- THE TASK:
Instruction for the entries that follow: retype exactly the lines from the line with "fmax3(m[j], __uint_as_float(r0[j]), __uint_as_float(r1[j]));" to the line with "const int dthr", both included, and omit all others.

- MATERIAL PROVIDED:
┌────────

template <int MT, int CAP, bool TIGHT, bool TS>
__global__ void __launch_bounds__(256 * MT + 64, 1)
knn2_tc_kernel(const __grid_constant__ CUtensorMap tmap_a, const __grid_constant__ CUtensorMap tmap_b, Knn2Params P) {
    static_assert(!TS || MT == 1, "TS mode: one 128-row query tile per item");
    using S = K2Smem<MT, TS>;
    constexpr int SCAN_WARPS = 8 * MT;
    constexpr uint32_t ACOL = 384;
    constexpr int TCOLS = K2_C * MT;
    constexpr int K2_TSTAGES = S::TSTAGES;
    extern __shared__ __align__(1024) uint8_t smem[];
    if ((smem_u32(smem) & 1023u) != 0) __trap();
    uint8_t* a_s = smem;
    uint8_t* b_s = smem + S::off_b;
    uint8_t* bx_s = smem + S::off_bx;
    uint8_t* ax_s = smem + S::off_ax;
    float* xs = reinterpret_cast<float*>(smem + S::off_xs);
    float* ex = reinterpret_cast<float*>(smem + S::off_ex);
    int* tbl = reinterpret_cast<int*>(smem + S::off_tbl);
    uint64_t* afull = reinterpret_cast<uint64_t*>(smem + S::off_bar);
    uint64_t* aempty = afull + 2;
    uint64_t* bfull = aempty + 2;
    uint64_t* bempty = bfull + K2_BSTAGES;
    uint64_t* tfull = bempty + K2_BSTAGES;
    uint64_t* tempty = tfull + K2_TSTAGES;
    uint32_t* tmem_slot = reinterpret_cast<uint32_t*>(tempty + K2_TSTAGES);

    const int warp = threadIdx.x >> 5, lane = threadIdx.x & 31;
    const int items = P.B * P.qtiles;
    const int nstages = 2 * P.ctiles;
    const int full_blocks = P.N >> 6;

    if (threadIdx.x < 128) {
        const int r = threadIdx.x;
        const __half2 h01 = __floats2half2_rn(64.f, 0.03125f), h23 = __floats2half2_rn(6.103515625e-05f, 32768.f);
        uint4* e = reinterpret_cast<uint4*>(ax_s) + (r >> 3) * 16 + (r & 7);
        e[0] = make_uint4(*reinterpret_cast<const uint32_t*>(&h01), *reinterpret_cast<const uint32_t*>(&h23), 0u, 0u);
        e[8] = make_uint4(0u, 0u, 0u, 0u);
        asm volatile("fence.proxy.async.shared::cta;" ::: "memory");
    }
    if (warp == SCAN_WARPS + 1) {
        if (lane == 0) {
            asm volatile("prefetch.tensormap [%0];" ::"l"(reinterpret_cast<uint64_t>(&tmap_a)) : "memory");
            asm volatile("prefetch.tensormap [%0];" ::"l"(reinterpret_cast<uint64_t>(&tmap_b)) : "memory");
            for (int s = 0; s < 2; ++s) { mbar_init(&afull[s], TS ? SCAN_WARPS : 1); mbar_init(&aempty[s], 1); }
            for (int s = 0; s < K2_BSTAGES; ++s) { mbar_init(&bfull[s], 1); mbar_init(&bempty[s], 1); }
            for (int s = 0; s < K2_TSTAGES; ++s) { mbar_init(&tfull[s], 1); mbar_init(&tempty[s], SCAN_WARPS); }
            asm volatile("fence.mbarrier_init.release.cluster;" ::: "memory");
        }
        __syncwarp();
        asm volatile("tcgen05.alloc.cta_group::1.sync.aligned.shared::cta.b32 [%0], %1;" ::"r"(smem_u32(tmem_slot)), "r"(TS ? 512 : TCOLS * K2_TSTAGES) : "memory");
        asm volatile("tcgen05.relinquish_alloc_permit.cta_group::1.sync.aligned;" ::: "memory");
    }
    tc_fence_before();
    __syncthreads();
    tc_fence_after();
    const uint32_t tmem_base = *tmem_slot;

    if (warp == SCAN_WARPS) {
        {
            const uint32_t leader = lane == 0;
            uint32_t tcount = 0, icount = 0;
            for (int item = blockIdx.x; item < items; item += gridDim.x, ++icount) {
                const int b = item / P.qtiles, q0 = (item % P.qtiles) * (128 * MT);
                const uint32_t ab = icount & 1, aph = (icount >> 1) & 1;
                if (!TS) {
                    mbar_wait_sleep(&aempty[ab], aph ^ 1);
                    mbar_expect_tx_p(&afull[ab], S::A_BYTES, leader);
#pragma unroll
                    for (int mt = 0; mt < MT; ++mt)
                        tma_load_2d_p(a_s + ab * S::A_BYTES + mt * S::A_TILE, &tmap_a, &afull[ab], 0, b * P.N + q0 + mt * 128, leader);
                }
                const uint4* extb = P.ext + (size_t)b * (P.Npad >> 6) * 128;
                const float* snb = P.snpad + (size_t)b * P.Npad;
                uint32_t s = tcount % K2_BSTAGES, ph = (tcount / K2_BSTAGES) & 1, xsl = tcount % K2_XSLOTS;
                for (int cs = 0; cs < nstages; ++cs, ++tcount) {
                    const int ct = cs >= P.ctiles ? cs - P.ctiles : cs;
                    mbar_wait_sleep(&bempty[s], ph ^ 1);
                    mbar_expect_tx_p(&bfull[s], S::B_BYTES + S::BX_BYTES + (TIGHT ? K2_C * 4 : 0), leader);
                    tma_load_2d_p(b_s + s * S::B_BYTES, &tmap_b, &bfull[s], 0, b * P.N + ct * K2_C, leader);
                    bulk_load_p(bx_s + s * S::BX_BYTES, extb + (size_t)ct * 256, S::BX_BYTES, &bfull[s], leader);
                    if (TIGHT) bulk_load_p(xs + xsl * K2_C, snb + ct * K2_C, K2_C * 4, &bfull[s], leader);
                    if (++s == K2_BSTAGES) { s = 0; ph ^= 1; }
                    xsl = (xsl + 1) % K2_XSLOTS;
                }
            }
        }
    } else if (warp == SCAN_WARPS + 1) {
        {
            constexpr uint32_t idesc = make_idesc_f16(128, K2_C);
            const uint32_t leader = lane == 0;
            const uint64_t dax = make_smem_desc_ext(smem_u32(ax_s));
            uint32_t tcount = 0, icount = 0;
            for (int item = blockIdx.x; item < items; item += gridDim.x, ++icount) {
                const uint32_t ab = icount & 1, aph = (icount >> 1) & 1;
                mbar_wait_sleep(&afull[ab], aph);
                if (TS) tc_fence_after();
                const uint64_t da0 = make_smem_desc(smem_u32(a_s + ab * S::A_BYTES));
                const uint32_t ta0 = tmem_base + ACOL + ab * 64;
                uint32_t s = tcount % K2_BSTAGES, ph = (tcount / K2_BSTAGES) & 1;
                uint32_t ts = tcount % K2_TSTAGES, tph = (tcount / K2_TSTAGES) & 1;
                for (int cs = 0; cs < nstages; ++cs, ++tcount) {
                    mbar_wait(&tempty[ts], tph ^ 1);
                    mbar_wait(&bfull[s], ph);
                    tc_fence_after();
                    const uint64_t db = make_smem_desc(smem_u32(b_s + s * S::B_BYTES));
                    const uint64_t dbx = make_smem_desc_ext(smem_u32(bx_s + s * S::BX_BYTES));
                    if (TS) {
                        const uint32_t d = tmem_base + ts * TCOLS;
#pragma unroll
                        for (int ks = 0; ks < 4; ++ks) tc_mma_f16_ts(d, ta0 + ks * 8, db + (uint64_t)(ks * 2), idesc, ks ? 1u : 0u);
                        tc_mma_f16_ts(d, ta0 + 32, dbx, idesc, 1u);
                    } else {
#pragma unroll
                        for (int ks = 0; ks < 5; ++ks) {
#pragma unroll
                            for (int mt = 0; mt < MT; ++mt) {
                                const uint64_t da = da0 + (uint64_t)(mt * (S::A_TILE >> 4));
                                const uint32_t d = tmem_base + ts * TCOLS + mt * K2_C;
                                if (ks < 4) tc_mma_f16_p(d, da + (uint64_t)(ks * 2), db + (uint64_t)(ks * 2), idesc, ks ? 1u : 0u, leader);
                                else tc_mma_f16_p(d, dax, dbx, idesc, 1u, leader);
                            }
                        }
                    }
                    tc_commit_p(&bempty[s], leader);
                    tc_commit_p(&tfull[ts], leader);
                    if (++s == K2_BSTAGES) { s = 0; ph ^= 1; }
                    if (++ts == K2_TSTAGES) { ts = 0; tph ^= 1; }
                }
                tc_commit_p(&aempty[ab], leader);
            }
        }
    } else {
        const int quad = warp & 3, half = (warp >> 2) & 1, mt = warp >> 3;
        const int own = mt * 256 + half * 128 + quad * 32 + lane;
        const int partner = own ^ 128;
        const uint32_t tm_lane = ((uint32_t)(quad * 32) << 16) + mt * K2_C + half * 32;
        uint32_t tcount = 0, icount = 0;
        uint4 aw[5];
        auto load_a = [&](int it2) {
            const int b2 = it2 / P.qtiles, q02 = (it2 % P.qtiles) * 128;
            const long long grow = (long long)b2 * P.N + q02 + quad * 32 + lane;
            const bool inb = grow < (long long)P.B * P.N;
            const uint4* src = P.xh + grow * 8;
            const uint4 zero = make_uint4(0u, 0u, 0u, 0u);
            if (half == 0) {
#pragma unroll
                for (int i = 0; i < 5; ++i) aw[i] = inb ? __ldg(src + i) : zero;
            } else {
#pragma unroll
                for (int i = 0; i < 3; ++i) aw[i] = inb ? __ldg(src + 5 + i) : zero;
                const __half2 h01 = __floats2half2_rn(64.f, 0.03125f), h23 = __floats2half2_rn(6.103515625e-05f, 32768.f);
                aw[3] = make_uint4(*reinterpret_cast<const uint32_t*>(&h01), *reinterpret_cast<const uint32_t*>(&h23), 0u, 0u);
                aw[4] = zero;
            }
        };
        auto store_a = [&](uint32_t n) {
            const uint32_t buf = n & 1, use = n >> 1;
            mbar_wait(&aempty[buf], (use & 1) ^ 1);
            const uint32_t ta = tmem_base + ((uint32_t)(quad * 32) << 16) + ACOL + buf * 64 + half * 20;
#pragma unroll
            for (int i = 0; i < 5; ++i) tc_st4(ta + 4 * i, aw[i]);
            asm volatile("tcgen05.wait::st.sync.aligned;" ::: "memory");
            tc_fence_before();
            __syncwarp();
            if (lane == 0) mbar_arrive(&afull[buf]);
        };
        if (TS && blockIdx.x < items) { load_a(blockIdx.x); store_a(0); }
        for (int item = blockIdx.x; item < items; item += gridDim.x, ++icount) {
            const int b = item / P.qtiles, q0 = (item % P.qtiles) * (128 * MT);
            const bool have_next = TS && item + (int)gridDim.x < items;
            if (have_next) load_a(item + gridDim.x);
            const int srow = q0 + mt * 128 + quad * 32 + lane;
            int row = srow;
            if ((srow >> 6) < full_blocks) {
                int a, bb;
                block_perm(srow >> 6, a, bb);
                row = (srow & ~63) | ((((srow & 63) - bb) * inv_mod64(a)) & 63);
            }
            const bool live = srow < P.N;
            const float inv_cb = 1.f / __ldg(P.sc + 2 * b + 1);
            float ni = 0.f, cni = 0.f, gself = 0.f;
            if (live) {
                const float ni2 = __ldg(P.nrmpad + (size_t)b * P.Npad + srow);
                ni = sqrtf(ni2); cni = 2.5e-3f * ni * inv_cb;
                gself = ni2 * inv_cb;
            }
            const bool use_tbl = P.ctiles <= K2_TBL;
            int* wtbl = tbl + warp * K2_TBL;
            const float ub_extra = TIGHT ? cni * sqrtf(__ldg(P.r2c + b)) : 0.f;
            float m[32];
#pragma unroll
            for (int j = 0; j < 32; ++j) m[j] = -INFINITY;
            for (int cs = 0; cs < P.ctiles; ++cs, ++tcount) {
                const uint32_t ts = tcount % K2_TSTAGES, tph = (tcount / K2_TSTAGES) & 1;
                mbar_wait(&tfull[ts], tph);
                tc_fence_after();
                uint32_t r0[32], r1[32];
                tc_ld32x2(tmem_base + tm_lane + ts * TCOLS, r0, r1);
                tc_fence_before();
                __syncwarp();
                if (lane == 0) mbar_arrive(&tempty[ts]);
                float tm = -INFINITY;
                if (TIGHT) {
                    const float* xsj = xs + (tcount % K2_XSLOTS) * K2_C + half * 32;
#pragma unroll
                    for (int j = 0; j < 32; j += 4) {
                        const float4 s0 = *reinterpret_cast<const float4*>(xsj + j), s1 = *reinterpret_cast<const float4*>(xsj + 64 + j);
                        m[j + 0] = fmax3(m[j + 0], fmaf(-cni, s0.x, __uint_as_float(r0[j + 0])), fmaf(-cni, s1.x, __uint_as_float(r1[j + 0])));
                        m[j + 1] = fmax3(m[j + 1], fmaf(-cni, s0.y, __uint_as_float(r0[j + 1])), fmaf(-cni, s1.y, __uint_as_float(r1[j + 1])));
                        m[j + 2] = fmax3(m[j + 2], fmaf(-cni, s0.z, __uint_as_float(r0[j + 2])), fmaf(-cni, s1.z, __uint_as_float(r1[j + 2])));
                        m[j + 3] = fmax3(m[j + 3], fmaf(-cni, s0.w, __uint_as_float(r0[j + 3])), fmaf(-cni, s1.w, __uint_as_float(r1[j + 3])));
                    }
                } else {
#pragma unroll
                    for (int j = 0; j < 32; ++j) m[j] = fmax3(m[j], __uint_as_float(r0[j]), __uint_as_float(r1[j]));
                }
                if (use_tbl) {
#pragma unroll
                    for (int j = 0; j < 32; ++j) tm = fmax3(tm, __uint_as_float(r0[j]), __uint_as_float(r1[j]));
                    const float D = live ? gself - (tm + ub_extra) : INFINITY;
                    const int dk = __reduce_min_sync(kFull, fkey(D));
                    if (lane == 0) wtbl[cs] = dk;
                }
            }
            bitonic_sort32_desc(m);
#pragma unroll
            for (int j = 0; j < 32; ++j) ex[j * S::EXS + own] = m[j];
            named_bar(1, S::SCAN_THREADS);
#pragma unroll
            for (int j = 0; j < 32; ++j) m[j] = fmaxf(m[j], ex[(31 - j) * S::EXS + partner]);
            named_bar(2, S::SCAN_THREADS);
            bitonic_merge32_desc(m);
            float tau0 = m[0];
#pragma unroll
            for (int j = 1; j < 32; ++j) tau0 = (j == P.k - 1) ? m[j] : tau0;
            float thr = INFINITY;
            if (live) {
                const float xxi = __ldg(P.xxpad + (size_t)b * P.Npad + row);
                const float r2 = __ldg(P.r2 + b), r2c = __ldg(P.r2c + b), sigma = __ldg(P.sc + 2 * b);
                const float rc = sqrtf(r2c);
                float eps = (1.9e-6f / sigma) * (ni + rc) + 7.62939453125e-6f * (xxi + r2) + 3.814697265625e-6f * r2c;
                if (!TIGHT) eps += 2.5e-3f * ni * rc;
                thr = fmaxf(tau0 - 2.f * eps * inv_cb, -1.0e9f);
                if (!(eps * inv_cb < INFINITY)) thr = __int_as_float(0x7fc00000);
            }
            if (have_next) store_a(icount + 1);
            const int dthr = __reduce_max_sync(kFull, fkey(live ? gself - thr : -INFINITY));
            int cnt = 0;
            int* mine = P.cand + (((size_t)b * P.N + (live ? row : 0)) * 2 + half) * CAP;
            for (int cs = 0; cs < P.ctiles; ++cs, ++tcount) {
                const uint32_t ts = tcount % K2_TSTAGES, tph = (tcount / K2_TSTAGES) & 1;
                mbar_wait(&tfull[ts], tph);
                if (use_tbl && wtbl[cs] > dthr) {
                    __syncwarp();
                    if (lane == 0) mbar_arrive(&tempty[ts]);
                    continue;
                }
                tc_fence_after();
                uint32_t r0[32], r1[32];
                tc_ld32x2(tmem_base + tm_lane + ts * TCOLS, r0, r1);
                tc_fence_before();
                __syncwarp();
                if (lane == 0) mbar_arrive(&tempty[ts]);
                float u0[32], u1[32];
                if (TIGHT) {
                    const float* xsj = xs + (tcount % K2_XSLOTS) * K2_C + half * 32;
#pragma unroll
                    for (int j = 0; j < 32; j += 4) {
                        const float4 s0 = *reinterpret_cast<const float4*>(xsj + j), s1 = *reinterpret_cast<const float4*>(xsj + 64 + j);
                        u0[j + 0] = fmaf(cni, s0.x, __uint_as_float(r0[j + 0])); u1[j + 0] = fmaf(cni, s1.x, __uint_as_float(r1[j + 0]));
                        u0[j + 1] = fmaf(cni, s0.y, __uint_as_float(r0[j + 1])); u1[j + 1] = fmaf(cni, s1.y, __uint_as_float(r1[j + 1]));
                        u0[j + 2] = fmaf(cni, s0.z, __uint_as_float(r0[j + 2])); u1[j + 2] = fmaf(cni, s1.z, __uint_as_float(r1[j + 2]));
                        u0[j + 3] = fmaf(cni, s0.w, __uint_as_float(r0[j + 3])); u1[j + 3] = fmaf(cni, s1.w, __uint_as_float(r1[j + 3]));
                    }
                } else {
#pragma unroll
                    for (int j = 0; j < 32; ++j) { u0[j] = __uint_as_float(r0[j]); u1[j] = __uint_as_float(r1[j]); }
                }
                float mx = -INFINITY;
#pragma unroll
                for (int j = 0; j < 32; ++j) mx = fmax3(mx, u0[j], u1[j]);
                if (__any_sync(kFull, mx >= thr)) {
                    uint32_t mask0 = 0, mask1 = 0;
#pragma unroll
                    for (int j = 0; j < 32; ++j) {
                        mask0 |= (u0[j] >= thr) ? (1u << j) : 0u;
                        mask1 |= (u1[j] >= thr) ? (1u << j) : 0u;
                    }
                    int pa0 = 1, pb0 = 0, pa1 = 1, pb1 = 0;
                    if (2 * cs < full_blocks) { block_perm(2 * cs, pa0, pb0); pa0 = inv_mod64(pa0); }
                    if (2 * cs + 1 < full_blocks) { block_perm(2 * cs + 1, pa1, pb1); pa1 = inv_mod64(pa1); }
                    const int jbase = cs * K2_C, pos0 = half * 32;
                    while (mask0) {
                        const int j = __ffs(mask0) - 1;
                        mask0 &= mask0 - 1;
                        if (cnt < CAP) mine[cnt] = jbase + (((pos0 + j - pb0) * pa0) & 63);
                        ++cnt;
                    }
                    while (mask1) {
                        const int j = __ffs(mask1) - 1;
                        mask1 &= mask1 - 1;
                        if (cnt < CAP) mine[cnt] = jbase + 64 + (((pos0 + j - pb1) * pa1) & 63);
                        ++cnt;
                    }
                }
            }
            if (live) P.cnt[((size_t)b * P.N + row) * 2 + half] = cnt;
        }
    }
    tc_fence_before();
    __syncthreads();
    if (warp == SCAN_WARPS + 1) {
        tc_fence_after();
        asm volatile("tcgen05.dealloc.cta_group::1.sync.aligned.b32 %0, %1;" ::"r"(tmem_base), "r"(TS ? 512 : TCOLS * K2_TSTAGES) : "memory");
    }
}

└────────
┌────────

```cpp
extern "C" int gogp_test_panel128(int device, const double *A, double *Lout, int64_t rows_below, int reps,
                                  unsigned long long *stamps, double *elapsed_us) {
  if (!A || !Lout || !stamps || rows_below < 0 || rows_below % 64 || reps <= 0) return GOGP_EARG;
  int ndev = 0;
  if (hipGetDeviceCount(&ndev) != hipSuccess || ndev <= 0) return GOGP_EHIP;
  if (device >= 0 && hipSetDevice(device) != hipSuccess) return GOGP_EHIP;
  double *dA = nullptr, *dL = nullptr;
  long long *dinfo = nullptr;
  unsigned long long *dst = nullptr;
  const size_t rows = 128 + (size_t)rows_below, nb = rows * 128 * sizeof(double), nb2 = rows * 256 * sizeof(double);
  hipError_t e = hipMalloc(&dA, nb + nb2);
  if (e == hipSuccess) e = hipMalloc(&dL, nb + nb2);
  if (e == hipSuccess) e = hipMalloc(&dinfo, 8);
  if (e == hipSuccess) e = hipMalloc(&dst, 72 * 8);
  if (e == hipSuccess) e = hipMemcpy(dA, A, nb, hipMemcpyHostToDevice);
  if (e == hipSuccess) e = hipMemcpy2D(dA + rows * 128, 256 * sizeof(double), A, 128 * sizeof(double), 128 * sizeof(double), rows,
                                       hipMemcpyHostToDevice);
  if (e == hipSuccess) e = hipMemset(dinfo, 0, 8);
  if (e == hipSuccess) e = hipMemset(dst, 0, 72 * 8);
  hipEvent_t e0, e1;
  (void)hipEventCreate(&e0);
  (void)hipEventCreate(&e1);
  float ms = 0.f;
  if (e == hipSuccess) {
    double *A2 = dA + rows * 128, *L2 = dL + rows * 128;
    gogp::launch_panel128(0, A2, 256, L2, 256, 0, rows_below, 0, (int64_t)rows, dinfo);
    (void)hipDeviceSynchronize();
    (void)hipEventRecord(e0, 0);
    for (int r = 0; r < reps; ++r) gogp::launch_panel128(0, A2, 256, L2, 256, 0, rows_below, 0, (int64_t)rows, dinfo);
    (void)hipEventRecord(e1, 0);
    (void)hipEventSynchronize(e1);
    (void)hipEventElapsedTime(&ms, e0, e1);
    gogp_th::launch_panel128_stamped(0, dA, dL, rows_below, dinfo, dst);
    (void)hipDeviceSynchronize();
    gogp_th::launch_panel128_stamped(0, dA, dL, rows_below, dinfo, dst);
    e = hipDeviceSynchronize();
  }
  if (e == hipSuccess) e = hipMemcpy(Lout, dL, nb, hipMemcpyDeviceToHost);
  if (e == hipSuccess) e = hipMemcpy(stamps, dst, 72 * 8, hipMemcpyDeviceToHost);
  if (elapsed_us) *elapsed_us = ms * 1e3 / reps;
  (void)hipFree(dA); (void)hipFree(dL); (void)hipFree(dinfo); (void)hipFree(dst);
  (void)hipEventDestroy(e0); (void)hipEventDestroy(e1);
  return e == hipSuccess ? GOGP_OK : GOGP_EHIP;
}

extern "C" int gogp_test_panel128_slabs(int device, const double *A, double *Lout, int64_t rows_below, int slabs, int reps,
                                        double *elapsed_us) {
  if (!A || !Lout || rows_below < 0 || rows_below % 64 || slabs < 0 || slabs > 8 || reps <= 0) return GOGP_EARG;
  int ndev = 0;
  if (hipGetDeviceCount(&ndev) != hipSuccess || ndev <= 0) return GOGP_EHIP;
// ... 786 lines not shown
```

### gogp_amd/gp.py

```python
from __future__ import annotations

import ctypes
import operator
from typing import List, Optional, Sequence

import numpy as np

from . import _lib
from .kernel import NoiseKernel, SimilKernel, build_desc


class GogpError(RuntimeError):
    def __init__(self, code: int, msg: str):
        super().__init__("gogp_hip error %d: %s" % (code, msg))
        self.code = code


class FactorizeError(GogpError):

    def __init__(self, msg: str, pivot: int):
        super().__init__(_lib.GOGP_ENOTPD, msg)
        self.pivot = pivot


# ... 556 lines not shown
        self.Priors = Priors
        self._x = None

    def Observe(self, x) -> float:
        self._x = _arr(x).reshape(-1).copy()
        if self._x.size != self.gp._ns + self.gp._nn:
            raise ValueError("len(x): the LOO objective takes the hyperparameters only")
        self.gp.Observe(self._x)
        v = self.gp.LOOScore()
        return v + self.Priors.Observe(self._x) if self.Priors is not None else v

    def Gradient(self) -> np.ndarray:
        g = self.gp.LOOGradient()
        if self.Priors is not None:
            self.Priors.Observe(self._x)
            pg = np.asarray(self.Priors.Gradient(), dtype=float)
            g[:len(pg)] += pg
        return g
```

└────────

- RESPONSE:
                    for (int j = 0; j < 32; ++j) m[j] = fmax3(m[j], __uint_as_float(r0[j]), __uint_as_float(r1[j]));
                }
                if (use_tbl) {
#pragma unroll
                    for (int j = 0; j < 32; ++j) tm = fmax3(tm, __uint_as_float(r0[j]), __uint_as_float(r1[j]));
                    const float D = live ? gself - (tm + ub_extra) : INFINITY;
                    const int dk = __reduce_min_sync(kFull, fkey(D));
                    if (lane == 0) wtbl[cs] = dk;
                }
            }
            bitonic_sort32_desc(m);
#pragma unroll
            for (int j = 0; j < 32; ++j) ex[j * S::EXS + own] = m[j];
            named_bar(1, S::SCAN_THREADS);
#pragma unroll
            for (int j = 0; j < 32; ++j) m[j] = fmaxf(m[j], ex[(31 - j) * S::EXS + partner]);
            named_bar(2, S::SCAN_THREADS);
            bitonic_merge32_desc(m);
            float tau0 = m[0];
#pragma unroll
            for (int j = 1; j < 32; ++j) tau0 = (j == P.k - 1) ? m[j] : tau0;
            float thr = INFINITY;
            if (live) {
                const float xxi = __ldg(P.xxpad + (size_t)b * P.Npad + row);
                const float r2 = __ldg(P.r2 + b), r2c = __ldg(P.r2c + b), sigma = __ldg(P.sc + 2 * b);
                const float rc = sqrtf(r2c);
                float eps = (1.9e-6f / sigma) * (ni + rc) + 7.62939453125e-6f * (xxi + r2) + 3.814697265625e-6f * r2c;
                if (!TIGHT) eps += 2.5e-3f * ni * rc;
                thr = fmaxf(tau0 - 2.f * eps * inv_cb, -1.0e9f);
                if (!(eps * inv_cb < INFINITY)) thr = __int_as_float(0x7fc00000);
            }
            if (have_next) store_a(icount + 1);
            const int dthr = __reduce_max_sync(kFull, fkey(live ? gself - thr : -INFINITY));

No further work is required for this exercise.